Modify spooler_one_cv.c to add support for the following API:
• void spool_init_cv1(spool_t *sp)
• void spool_shutdown(spool_t *sp)
• bool spool_insert_cv1(spool_t *sp, char *item)
• char *spool_remove_cv1(spool_t *sp)
To verify that your solution is working properly, you can run the below command to see whether 1,000,000 strings are printed every time.
$ make
$ ./spooler3 100 100 10000 output.txt
$ python3 consumer_counter.py output.txt
4.1 Assessing Condition Variable Efficiency
Answer the following questions in “hw3.txt”
4. Run gprof on spooler3. To do so refer to the gprof setup instructions in the last section and then run:
$ ./spooler3 1000 1000 10000 /dev/null
$ gprof spooler3
How many calls to spool_full and spool_empty were there? How many seconds did it take? What percentage of the total runtime was this?
5 Adding a Second Condition Variable
Now we want to compare our performance from the previous section with that of an implementation using two condition variables. We have added a second condition variable to our spool_t struct for just producers under the PART 4 section in spooler.h
Implement the following API in spooler_two_cv.c (which should be the same as the previous section, except that producers now utilize a separate condition variable). You should not need to make any modifications for termination detection to work properly.

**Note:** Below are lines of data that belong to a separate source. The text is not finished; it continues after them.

# wwyuan2023/VITS

Hardware: AMD Instinct MI355X
Metric: 22.05 kHz audio samples/sec/GPU (infer RTF) + train utt/sec at 1/2/4/8 MI355X (higher is better)
Workload: dtype fp32; 1 GPU; SynthesizerTrn.infer_p2 batch=16 Tx=100 Ty=500 (configs/base.json, 16 kHz, hop 192) per GPU; global_batch=16, seq_len=500, parallelism=single GPU, graph=False

## Files before the change

### vits_amd/csrc/resblock_f32p.hip

```cpp
#include <type_traits>

#include "conv1d_impl.h"

namespace {

using vits_conv::fast_sigmoid;
using vits_conv::fast_tanh;
using vits_conv::split3_bf16x4;

constexpr int RP_GROUP = 3;
struct RpGroup {
  vits_resblock_pair_desc d[RP_GROUP];
  int n;
  int batch;
  int bn;
};

typedef __bf16 bf16x8 __attribute__((ext_vector_type(8)));
typedef __bf16 bf16x4 __attribute__((ext_vector_type(4)));
typedef __bf16 bf16x2 __attribute__((ext_vector_type(2)));
typedef float f32x4v __attribute__((ext_vector_type(4)));

template <int MODE>
struct RpT {
  typedef float xt;
  typedef __bf16 lt;
  static constexpr int NPL = 3;
};
template <>
struct RpT<1> {
  typedef __bf16 xt;
  typedef __bf16 lt;
  static constexpr int NPL = 1;
};
template <>
struct RpT<2> {
  typedef _Float16 xt;
  typedef _Float16 lt;
  static constexpr int NPL = 1;
};
__host__ __device__ constexpr int rp_npl(int mode) { return mode == 0 ? 3 : 1; }

__host__ __device__ constexpr int rp_ng(int C) { return C <= 64 ? 256 : 128; }
#ifndef VITS_RP_TM64
#define VITS_RP_TM64 1
#endif
#ifndef VITS_RP_TM128
#define VITS_RP_TM128 1
#endif
#ifndef VITS_RP_TM256
#define VITS_RP_TM256 1
#endif
#ifdef VITS_RP_OTHER_SIDE
#define VITS_RP_SIDE(tm) (3 - (tm))
#else
#define VITS_RP_SIDE(tm) (tm)
#endif
__host__ __device__ constexpr int rp_tm(int C, int mode = 0) {
  return C == 32     ? 1
         : mode != 0 ? 2
         : C == 64   ? VITS_RP_SIDE(VITS_RP_TM64)
         : C == 128  ? VITS_RP_SIDE(VITS_RP_TM128)
                     : VITS_RP_SIDE(VITS_RP_TM256);
}
__host__ __device__ constexpr int rp_threads(int C, int tm) {
  return (C / (32 * tm)) * (rp_ng(C) / 64) * 64;
}
#ifndef VITS_RP_KC32
#define VITS_RP_KC32 32
#endif
__host__ __device__ constexpr int rp_kc(int C, int mode = 0) {
  return C == 256 ? 64 : C == 32 ? VITS_RP_KC32 : 16;
}
__host__ __device__ inline int rp_xcols(int NG, int k, int dil) {
  return ((NG + (k - 1) * dil + 3 + 3) >> 2) << 2;
}
__host__ __device__ inline int rp_lds_bytes(int C, int k, int dil, int mode = 0) {
  const int NG = rp_ng(C), npl = rp_npl(mode);
  const int nbuf = rp_kc(C, mode) < C ? 2 : 1;
  const int xs = nbuf * npl * rp_xcols(NG, k, dil) * (rp_kc(C, mode) + 4);
  const int gsz = npl * (NG + 16) * (C / 2 + 8);
  return 4 * 2 * C + 2 * (xs > gsz ? xs : gsz) + 64;
}
__host__ __device__ constexpr int rp_occ(int C, int, int tm) {
  return tm == 1 && C >= 64 ? 4 : C == 256 ? 1 : 2;
}

__device__ __forceinline__ float rp_gate(float a, float b) {
#pragma clang fp contract(off)
  return fast_tanh(a) * fast_sigmoid(b);
}

__device__ __forceinline__ float rp_max(float a, float b) {
  float r;
  asm("v_max_f32 %0, %1, %2" : "=v"(r) : "v"(a), "v"(b));
  return r;
}

template <typename T>
__device__ __forceinline__ T rp_fresh(T v) {
  asm volatile("" : "+v"(v));
  return v;
}

template <typename T>
__device__ __forceinline__ const T* rp_sbase(const T* p) {
  uint64_t u = reinterpret_cast<uint64_t>(p);
  asm("" : "+s"(u));
  return (const T*)reinterpret_cast<const __attribute__((address_space(1))) T*>(u);
}
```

• void spool_init_cv2(spool_t *sp)
• bool spool_insert_cv2(spool_t *sp, char *item)
• char *spool_release_cv2(spool_t *sp)
To verify that your solution is working properly, you can run the below command to see whether 1,000,000 strings are printed every time.
$ make
$ ./spooler4 100 100 10000 output.txt
$ python3 consumer_counter.py output.txt
5.1 Assessing 2 Condition Variables Efficiency
Answer the following questions in “hw3.txt”:
5. Run gprof on spooler4. To do so, refer to the gprof setup instructions in section 4 and then run:
$ ./spooler4 1000 1000 10000 /dev/null
$ gprof spooler4
How many calls to spool_full and spool_empty were there? How many seconds did it take? What percentage of the total runtime was this?
6. Compare your results in questions 3-5. What do you think contributed to the output you saw? Did it match what you expected?
7. gprof works by sampling the running program and determining what function it is in. How might this impact your results? How might we want to restructure our testing to account for this?
8. Compare the time it takes to run the following two commands:
time ./spooler3 1 500 100000 /dev/null time ./spooler4 1 500 100000 /dev/null
What do you think influenced the results you saw? In lecture you learned that the default scheduling algorithm on your VM is the Linux CFS. How might this contribute to the results you saw?